From the entries below, output the line with "hipError_t launch_step(const Shard" and each following line up to and including the line with "true, true><<<grid, block, 0, st>>>(a, so));", exactly as written.

::: EXCERPTED DATA

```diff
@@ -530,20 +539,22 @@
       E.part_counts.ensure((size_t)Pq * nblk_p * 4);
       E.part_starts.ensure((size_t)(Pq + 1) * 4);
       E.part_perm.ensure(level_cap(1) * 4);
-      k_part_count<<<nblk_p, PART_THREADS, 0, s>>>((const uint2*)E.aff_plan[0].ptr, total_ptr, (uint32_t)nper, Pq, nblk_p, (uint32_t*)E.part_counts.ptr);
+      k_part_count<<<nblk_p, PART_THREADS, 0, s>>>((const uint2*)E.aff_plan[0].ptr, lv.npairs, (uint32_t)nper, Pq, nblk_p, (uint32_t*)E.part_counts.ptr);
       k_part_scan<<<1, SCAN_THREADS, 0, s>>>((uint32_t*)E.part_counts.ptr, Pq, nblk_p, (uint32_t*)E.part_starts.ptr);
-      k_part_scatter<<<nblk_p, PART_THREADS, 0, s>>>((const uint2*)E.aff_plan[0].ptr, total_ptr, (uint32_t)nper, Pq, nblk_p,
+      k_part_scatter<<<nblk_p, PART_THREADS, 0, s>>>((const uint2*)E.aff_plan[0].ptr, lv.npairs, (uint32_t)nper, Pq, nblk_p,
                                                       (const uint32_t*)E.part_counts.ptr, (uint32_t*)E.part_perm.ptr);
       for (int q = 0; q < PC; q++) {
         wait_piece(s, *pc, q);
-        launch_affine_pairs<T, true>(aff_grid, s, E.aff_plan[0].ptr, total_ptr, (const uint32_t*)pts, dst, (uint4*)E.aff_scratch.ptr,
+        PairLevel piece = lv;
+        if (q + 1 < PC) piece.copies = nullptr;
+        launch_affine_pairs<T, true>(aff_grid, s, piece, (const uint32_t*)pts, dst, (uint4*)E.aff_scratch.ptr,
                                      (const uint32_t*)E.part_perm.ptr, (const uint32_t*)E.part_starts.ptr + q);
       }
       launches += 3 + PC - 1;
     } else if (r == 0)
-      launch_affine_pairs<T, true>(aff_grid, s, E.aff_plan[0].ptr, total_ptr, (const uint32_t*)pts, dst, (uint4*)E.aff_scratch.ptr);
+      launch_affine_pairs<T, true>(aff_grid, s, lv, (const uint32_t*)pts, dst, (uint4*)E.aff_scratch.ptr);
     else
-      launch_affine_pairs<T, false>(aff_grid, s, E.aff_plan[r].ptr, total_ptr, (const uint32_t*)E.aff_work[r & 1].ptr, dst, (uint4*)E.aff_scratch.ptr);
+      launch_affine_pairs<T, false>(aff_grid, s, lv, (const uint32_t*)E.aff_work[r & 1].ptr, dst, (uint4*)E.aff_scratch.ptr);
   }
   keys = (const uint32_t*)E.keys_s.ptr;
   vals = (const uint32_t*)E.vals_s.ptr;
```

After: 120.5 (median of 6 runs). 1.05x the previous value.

::::::
::: EXCERPTED DATA

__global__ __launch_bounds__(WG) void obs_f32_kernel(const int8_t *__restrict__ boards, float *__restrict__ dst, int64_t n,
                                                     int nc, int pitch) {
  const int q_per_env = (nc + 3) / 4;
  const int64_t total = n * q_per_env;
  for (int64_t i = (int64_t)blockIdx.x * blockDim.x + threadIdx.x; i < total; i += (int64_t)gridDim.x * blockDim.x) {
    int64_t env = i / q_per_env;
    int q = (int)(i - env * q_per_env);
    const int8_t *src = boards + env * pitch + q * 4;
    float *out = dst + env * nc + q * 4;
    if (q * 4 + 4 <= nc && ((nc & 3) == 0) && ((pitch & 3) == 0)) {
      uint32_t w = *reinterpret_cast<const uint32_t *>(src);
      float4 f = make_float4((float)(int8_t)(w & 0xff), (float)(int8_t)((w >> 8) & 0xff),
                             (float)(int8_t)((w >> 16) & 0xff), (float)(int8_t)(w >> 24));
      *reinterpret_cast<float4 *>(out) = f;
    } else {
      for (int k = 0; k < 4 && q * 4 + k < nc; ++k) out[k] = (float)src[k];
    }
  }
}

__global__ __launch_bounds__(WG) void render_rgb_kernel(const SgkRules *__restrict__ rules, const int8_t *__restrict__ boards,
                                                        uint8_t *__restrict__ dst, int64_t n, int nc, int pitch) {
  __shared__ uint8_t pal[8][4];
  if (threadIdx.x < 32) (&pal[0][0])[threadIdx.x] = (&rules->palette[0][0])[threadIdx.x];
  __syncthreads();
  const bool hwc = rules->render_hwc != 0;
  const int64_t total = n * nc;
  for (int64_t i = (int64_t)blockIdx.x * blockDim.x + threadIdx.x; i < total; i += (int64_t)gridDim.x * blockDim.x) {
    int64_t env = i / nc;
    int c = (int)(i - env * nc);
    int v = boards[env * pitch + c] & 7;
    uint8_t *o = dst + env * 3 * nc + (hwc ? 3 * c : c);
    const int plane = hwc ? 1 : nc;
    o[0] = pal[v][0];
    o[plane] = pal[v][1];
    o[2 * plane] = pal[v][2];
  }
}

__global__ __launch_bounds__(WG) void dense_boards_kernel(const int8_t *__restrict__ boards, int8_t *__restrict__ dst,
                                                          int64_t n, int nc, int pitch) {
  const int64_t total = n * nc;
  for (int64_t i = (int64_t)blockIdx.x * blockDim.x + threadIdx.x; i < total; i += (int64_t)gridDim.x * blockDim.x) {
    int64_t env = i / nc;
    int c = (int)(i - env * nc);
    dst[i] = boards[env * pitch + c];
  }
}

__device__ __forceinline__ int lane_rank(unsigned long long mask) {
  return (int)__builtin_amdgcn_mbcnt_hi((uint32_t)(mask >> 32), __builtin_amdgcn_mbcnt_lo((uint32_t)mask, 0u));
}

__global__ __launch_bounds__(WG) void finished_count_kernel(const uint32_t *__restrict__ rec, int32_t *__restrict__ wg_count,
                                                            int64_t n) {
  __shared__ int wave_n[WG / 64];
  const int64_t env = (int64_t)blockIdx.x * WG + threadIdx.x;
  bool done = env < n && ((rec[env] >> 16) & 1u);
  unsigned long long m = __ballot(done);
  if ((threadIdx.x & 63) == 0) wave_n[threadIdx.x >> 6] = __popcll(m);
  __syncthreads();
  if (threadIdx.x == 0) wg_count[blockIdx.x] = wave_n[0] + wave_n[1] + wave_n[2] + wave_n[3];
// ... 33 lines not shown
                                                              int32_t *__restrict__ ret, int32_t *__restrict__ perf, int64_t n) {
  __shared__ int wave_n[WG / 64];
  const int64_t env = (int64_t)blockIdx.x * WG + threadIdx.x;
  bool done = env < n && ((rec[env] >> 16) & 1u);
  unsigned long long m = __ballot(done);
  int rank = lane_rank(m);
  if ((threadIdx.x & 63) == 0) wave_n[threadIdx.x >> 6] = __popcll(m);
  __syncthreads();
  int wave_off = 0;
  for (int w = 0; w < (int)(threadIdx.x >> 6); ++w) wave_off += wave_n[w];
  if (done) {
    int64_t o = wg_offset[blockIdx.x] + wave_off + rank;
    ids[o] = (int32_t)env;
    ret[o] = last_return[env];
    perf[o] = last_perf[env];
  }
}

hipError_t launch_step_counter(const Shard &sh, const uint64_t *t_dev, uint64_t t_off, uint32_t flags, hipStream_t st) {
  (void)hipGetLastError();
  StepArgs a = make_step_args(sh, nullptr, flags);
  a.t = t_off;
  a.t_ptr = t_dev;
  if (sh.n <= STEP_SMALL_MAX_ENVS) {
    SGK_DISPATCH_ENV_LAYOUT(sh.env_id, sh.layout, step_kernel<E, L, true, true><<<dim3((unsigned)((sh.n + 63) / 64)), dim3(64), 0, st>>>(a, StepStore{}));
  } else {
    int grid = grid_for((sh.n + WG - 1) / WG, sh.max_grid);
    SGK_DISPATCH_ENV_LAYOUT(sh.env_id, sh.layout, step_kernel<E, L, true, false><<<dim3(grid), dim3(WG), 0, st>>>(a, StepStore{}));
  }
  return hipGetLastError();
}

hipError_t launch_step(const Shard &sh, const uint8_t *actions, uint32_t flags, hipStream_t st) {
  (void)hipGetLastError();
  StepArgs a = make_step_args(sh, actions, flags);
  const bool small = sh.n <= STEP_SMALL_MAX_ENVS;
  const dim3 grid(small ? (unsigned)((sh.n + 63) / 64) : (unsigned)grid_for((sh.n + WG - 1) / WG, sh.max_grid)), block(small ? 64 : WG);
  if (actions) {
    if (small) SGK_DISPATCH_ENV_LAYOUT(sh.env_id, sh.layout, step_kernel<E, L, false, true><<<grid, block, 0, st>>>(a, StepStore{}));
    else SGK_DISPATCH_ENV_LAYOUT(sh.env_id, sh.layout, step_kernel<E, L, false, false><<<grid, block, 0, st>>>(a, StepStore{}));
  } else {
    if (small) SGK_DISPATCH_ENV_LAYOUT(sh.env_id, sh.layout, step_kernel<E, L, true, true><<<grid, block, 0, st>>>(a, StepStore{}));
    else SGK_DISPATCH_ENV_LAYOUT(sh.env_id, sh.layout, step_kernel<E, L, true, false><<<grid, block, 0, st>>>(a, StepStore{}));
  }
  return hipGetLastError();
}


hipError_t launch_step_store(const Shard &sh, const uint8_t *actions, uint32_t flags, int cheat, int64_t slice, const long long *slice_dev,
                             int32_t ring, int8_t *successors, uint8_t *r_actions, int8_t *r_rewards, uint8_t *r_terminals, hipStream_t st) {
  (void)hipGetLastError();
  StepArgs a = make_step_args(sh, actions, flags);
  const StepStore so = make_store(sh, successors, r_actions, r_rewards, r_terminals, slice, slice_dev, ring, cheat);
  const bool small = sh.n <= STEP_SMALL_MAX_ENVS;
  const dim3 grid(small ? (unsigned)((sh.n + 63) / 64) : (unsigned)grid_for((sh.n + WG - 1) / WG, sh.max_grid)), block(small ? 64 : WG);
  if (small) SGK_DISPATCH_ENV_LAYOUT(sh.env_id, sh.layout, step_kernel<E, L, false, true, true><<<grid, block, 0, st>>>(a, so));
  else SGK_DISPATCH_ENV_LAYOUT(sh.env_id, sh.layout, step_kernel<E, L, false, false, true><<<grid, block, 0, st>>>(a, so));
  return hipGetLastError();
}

::::::

#### ANSWER TO THE EXERCISE
hipError_t launch_step(const Shard &sh, const uint8_t *actions, uint32_t flags, hipStream_t st) {
  (void)hipGetLastError();
  StepArgs a = make_step_args(sh, actions, flags);
  const bool small = sh.n <= STEP_SMALL_MAX_ENVS;
  const dim3 grid(small ? (unsigned)((sh.n + 63) / 64) : (unsigned)grid_for((sh.n + WG - 1) / WG, sh.max_grid)), block(small ? 64 : WG);
  if (actions) {
    if (small) SGK_DISPATCH_ENV_LAYOUT(sh.env_id, sh.layout, step_kernel<E, L, false, true><<<grid, block, 0, st>>>(a, StepStore{}));
    else SGK_DISPATCH_ENV_LAYOUT(sh.env_id, sh.layout, step_kernel<E, L, false, false><<<grid, block, 0, st>>>(a, StepStore{}));
  } else {
    if (small) SGK_DISPATCH_ENV_LAYOUT(sh.env_id, sh.layout, step_kernel<E, L, true, true><<<grid, block, 0, st>>>(a, StepStore{}));
    else SGK_DISPATCH_ENV_LAYOUT(sh.env_id, sh.layout, step_kernel<E, L, true, false><<<grid, block, 0, st>>>(a, StepStore{}));
  }
  return hipGetLastError();
}


hipError_t launch_step_store(const Shard &sh, const uint8_t *actions, uint32_t flags, int cheat, int64_t slice, const long long *slice_dev,
                             int32_t ring, int8_t *successors, uint8_t *r_actions, int8_t *r_rewards, uint8_t *r_terminals, hipStream_t st) {
  (void)hipGetLastError();
  StepArgs a = make_step_args(sh, actions, flags);
  const StepStore so = make_store(sh, successors, r_actions, r_rewards, r_terminals, slice, slice_dev, ring, cheat);
  const bool small = sh.n <= STEP_SMALL_MAX_ENVS;
  const dim3 grid(small ? (unsigned)((sh.n + 63) / 64) : (unsigned)grid_for((sh.n + WG - 1) / WG, sh.max_grid)), block(small ? 64 : WG);
  if (small) SGK_DISPATCH_ENV_LAYOUT(sh.env_id, sh.layout, step_kernel<E, L, false, true, true><<<grid, block, 0, st>>>(a, so));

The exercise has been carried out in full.